@@ -695,19 +720,18 @@
 
 template <int IO, int D>
 __device__ void qkv_producer_main(const FusedArgs& a, uint8_t* smem, uint64_t* bars) {
-  uint32_t qit = 0, hq = 0, n_free = 0, n_read = 0;
+  uint32_t qit = 0, hq = 0, n_free = 0;
   bool first = true;
   for (uint32_t tk = 0; next_tile(bars, tk) >= 0; ++tk) {
-    if constexpr (IO == IO_NCHW_BF16) mbar_wait(&bars[B_OUT_READ], (n_read++) & 1);
     for (int l = 0; l < a.depth; ++l) {
       const LayerArgs& L = a.layer[l];
-      if (!first) mbar_wait(&bars[B_A1_FREE], (n_free++) & 1);
+      if (!first) bar_wait(&bars[B_A1_FREE], (n_free++) & 1);
       first = false;
       for (int h = 0; h < HEADS; ++h, ++hq) {
         uint64_t* fb = &bars[B_QG_FULL + (hq % uint32_t(NQG<D>))];
         for (int kp = 0; kp < KPH<D>; ++kp) {
           const uint32_t s = qit % QRING, ph = (qit / QRING) & 1;
-          mbar_wait(&bars[B_QR_EMPTY + s], ph ^ 1);
+          bar_wait(&bars[B_QR_EMPTY + s], ph ^ 1);
           uint8_t* d = smem + OFF_QRING + s * QSLOT_BYTES;
           if (kp == 0) mbar_expect_tx(fb, KPH<D> * QSLOT_BYTES);
           for (int s3 = 0; s3 < 3; ++s3) tma_load_2d(d + s3 * 4096, &L.tm_qkv, fb, kpanel<D>(kp) * 64, s3 * (HEADS * DH) + h * DH);
@@ -718,7 +742,7 @@
   }
 }
 
-template <int D>
+template <int IO, int D>
 __device__ void mma_main(const FusedArgs& a, uint8_t* smem, uint64_t* bars, uint32_t tmem) {
   const bool leader = elect_one();
   const uint32_t a0 = smem_u32(smem + OFF_A0);
@@ -728,12 +752,13 @@
   const uint32_t id_qkv = make_idesc_bf16(128, 96), id_s = make_idesc_bf16(128, kmax), id_pv = make_idesc_bf16(128, DH, 0, 1),
                  id_128 = make_idesc_bf16(128, 128), id_out = make_idesc_bf16(128, D);
   uint32_t obits = 0, m = 0, qit = 0, hq = 0, gidx = 0, n_a0 = 0, n_hready[2] = {0, 0};
+  uint32_t tx = 0, ts = 0;
   Prof pf;
   pf.start(blockIdx.x == 0 && leader);
   int ring_phase = PM_QKV;
   auto slot_wait = [&](uint32_t s) -> uint32_t {
     pf.mark(ring_phase);
-    mbar_wait(&bars[B_RING_FULL + s], (obits >> s) & 1u);
+    bar_wait(&bars[B_RING_FULL + s], (obits >> s) & 1u);
     obits ^= 1u << s;
     tc_fence_after();
     pf.mark(PM_RW_OUT);
@@ -741,7 +766,7 @@
   };
   auto group_wait = [&]() {
     pf.mark(ring_phase);
-    mbar_wait(&bars[B_G_FULL + (gidx & 7u)], (gidx >> 3) & 1u);
+    bar_wait(&bars[B_G_FULL + (gidx & 7u)], (gidx >> 3) & 1u);
     ++gidx;
     tc_fence_after();
     pf.mark(ring_phase == PM_FF1 ? PM_RW_FF1 : PM_RW_FF2);
@@ -753,19 +778,19 @@
     if constexpr (A0_HALF<D>) {
       if (!fresh || (i != 0 && i != 2)) return;
       pf.mark(ring_phase);
-      if (i == 0) mbar_wait(&bars[B_A0_HALF], n_a0 & 1);
-      else mbar_wait(&bars[B_A0_READY], (n_a0++) & 1);
+      if (i == 0) bar_wait(&bars[B_A0_HALF], n_a0 & 1);
+      else bar_wait(&bars[B_A0_READY], (n_a0++) & 1);
     } else {
       if (!fresh || i != 0) return;
       pf.mark(ring_phase);
-      mbar_wait(&bars[B_A0_READY], (n_a0++) & 1);
+      bar_wait(&bars[B_A0_READY], (n_a0++) & 1);
     }
     tc_fence_after();
     pf.mark(ring_phase == PM_QKV ? PM_WAIT_A0 : PM_WAIT_A0B);
   };
   auto qkv = [&](bool fresh) {
     pf.mark(ring_phase);
-    mbar_wait(&bars[B_QG_FULL + (hq % uint32_t(NQG<D>))], (hq / uint32_t(NQG<D>)) & 1u);
+    bar_wait(&bars[B_QG_FULL + (hq % uint32_t(NQG<D>))], (hq / uint32_t(NQG<D>)) & 1u);
     ++hq;
     tc_fence_after();
     pf.mark(PM_RW_QKV);
@@ -775,7 +800,7 @@
       const uint32_t s = qit % QRING;
       const uint64_t da = make_desc_sw128_kmajor(a0 + kp * 16384), db = make_desc_sw128_kmajor(qring + s * QSLOT_BYTES);
 #pragma unroll
-      for (int k = 0; k < 4; ++k) if (leader) umma_bf16(tmem + TM_D1, da + uint64_t(k * 2), db + uint64_t(k * 2), id_qkv, (i | k) != 0 ? 1u : 0u);
+      for (int k = 0; k < 4; ++k) if (leader) umma_bf16(ts + TM_D1, da + uint64_t(k * 2), db + uint64_t(k * 2), id_qkv, (i | k) != 0 ? 1u : 0u);
       if (leader) umma_commit(&bars[B_QR_EMPTY + s]);
       ++qit;
     }
@@ -784,13 +809,13 @@
   auto outproj = [&](int h) {
     const uint32_t s = RING_LO + h % (RING_HI - RING_LO), sb = slot_wait(s);
     const uint64_t db = desc_sw64(sb);
-    if (leader) umma_bf16_ts(tmem + TM_X, tmem + TM_O, db, id_out, 1u);
-    if (leader) umma_bf16_ts(tmem + TM_X, tmem + TM_O + 16, db + 2, id_out, 1u);
+    if (leader) umma_bf16_ts(tx, ts + TM_O, db, id_out, 1u);
+    if (leader) umma_bf16_ts(tx, ts + TM_O + 16, db + 2, id_out, 1u);
     slot_release(s);
   };
   bool last_layer = false;
   auto ff1 = [&](int c, bool fresh) {
-    const uint32_t d = tmem + ((c & 1) ? TM_H1 : TM_H0);
+    const uint32_t d = ts + ((c & 1) ? TM_H1 : TM_H0);
     for (int i = 0; i < D / 64; ++i) {
       const int kp = kpanel<D>(i);
       if (i % GSLOTS<D> == 0) group_wait();
@@ -806,26 +831,34 @@
   };
 
   for (uint32_t tk = 0; next_tile(bars, tk) >= 0; ++tk) {
+    const TileTmem<IO> tm(tk);
+    tx = tmem + tm.x;
+    ts = tmem + tm.s;
+    if (PINGPONG<IO> && tk > 0) {
+      bar_wait(&bars[B_DRAINED], (tk - 1) & 1u);
+      tc_fence_after();
+      pf.mark(PM_WAIT_DRAIN);
+    }
     for (int l = 0; l < a.depth; ++l) {
       last_layer = l == a.depth - 1;
       ring_phase = PM_QKV;
       qkv(true);
       pf.mark(PM_QKV);
       for (int h = 0; h < HEADS; ++h) {
-        mbar_wait(&bars[B_STAGED], h & 1);
+        bar_wait(&bars[B_STAGED], h & 1);
         tc_fence_after();
         pf.mark(PM_WAIT_STAGED);
         {
           const uint64_t da = desc_sw64(qs), db = desc_sw64(ks);
-          if (leader) umma_bf16(tmem + TM_S, da, db, id_s, 0u);
-          if (leader) umma_bf16(tmem + TM_S, da + 2, db + 2, id_s, 1u);
+          if (leader) umma_bf16(ts + TM_S, da, db, id_s, 0u);
+          if (leader) umma_bf16(ts + TM_S, da + 2, db + 2, id_s, 1u);
           if (leader) umma_commit(&bars[B_S_FULL]);
         }
         pf.mark(PM_S);
         if (h + 1 < HEADS) qkv(false);
         pf.mark(PM_QKV);
         if (h > 0) {
-          mbar_wait(&bars[B_O_DRAINED], (h - 1) & 1);
+          bar_wait(&bars[B_O_DRAINED], (h - 1) & 1);
           tc_fence_after();
           pf.mark(PM_WAIT_OD7);
           ring_phase = PM_OUT;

◆ TASK TO CARRY OUT
Using the entries above, give back exactly the line containing "void qkv_producer_main(const FusedArgs&", the line containing "first = false;", and every line between them, and nothing else.

◆ SOLUTION FOR THIS PROBLEM
 __device__ void qkv_producer_main(const FusedArgs& a, uint8_t* smem, uint64_t* bars) {
-  uint32_t qit = 0, hq = 0, n_free = 0, n_read = 0;
+  uint32_t qit = 0, hq = 0, n_free = 0;
   bool first = true;
   for (uint32_t tk = 0; next_tile(bars, tk) >= 0; ++tk) {
-    if constexpr (IO == IO_NCHW_BF16) mbar_wait(&bars[B_OUT_READ], (n_read++) & 1);
     for (int l = 0; l < a.depth; ++l) {
       const LayerArgs& L = a.layer[l];
-      if (!first) mbar_wait(&bars[B_A1_FREE], (n_free++) & 1);
+      if (!first) bar_wait(&bars[B_A1_FREE], (n_free++) & 1);
       first = false;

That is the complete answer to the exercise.